# Your goal
Please output the data below exactly as given, starting at its first line and stopping after the line that contains "Measured on AMD".

>>>>>

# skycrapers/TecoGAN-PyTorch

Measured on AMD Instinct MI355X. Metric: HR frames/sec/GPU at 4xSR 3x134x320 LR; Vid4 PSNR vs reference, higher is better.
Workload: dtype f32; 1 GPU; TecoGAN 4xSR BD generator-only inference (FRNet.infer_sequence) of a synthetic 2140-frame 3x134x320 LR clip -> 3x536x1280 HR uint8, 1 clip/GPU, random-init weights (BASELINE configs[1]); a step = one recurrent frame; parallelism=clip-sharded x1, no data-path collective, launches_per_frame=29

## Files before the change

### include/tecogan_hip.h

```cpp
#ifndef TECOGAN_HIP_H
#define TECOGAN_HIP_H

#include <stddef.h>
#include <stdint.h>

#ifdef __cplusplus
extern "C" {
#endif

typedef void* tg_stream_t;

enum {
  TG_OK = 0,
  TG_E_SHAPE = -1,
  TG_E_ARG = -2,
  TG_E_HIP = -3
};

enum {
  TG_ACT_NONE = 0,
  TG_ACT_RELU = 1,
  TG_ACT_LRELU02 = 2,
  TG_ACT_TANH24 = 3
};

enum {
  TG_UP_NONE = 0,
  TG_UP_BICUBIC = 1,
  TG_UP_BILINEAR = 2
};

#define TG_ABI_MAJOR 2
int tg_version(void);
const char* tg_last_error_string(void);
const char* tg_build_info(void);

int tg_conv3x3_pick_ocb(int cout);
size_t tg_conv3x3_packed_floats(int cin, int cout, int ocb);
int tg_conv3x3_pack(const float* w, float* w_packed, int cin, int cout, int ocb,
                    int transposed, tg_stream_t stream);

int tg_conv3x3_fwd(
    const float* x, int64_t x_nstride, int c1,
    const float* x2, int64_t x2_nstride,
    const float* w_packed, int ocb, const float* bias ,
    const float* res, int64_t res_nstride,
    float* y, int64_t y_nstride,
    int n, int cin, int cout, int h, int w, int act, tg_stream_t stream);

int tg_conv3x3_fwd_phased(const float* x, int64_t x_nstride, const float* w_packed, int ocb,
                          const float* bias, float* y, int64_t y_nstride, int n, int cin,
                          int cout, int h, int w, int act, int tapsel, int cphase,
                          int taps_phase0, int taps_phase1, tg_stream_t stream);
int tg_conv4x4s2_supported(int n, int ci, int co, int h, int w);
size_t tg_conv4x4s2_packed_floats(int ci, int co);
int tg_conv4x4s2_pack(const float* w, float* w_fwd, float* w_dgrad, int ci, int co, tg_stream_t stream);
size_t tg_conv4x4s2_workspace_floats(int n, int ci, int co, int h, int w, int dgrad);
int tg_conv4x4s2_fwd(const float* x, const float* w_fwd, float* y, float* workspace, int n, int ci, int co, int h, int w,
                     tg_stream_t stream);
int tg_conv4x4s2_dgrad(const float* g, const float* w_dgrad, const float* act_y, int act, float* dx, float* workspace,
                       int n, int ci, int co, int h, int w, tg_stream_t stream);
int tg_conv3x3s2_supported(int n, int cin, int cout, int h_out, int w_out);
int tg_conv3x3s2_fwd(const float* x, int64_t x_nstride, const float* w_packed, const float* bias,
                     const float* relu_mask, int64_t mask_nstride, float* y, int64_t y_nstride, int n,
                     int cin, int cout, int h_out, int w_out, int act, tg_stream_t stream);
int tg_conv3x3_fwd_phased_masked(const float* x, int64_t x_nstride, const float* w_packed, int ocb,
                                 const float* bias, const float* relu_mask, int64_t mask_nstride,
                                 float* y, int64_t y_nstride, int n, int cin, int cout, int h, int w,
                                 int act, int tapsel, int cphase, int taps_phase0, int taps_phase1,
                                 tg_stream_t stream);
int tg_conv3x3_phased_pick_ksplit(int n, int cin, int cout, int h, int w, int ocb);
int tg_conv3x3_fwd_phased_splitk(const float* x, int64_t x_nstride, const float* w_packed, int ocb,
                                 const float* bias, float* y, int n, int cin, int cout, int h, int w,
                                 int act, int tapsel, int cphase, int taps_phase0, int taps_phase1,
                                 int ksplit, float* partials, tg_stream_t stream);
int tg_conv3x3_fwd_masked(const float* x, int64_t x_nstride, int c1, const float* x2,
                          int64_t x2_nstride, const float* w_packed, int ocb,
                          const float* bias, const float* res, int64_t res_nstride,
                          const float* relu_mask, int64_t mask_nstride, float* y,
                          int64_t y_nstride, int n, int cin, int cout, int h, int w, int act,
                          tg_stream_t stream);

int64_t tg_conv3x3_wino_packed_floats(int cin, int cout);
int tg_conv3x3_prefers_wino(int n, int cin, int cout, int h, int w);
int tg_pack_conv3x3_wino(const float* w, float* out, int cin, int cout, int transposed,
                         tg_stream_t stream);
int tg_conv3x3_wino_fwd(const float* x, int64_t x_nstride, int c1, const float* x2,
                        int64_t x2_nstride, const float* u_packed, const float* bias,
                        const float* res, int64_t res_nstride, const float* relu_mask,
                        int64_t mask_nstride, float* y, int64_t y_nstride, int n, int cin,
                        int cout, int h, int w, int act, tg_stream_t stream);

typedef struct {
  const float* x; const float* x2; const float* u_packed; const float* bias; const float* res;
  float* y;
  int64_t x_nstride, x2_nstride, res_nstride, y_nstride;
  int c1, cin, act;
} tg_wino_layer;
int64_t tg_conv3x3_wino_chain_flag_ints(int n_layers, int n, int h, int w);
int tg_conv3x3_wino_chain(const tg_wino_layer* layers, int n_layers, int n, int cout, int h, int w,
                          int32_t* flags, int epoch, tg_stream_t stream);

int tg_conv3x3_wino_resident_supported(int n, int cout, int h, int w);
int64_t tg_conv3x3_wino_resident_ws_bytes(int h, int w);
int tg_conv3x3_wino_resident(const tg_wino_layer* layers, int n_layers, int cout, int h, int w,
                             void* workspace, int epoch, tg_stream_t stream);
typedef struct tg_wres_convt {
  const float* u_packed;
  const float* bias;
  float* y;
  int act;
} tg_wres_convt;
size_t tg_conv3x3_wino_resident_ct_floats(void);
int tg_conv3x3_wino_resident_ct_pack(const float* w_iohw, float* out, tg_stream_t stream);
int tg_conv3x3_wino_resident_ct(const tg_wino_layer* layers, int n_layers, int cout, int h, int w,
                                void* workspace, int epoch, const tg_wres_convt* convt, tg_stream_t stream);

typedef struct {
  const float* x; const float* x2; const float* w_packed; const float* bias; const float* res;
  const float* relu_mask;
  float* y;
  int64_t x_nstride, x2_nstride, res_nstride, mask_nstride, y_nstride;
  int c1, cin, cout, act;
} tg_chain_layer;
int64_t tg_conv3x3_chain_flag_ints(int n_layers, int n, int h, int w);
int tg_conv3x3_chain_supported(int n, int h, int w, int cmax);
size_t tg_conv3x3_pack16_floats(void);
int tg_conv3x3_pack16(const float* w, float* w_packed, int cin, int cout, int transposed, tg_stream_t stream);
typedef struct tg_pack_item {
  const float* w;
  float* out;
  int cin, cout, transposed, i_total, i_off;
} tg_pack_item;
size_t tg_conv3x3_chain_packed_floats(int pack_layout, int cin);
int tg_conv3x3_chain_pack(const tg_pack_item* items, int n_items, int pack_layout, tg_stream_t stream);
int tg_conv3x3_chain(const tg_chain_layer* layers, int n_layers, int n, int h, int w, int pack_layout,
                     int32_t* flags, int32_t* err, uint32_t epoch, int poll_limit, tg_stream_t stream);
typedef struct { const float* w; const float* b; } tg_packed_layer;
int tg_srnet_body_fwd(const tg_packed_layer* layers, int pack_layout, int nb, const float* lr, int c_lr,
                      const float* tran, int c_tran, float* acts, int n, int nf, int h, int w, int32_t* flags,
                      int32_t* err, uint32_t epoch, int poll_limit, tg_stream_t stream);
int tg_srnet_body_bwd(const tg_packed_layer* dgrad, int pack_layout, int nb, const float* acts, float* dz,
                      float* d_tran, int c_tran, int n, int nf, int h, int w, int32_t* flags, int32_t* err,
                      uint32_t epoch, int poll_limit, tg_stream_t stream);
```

<<<<<

# Response area
# skycrapers/TecoGAN-PyTorch

Measured on AMD Instinct MI355X. Metric: HR frames/sec/GPU at 4xSR 3x134x320 LR; Vid4 PSNR vs reference, higher is better.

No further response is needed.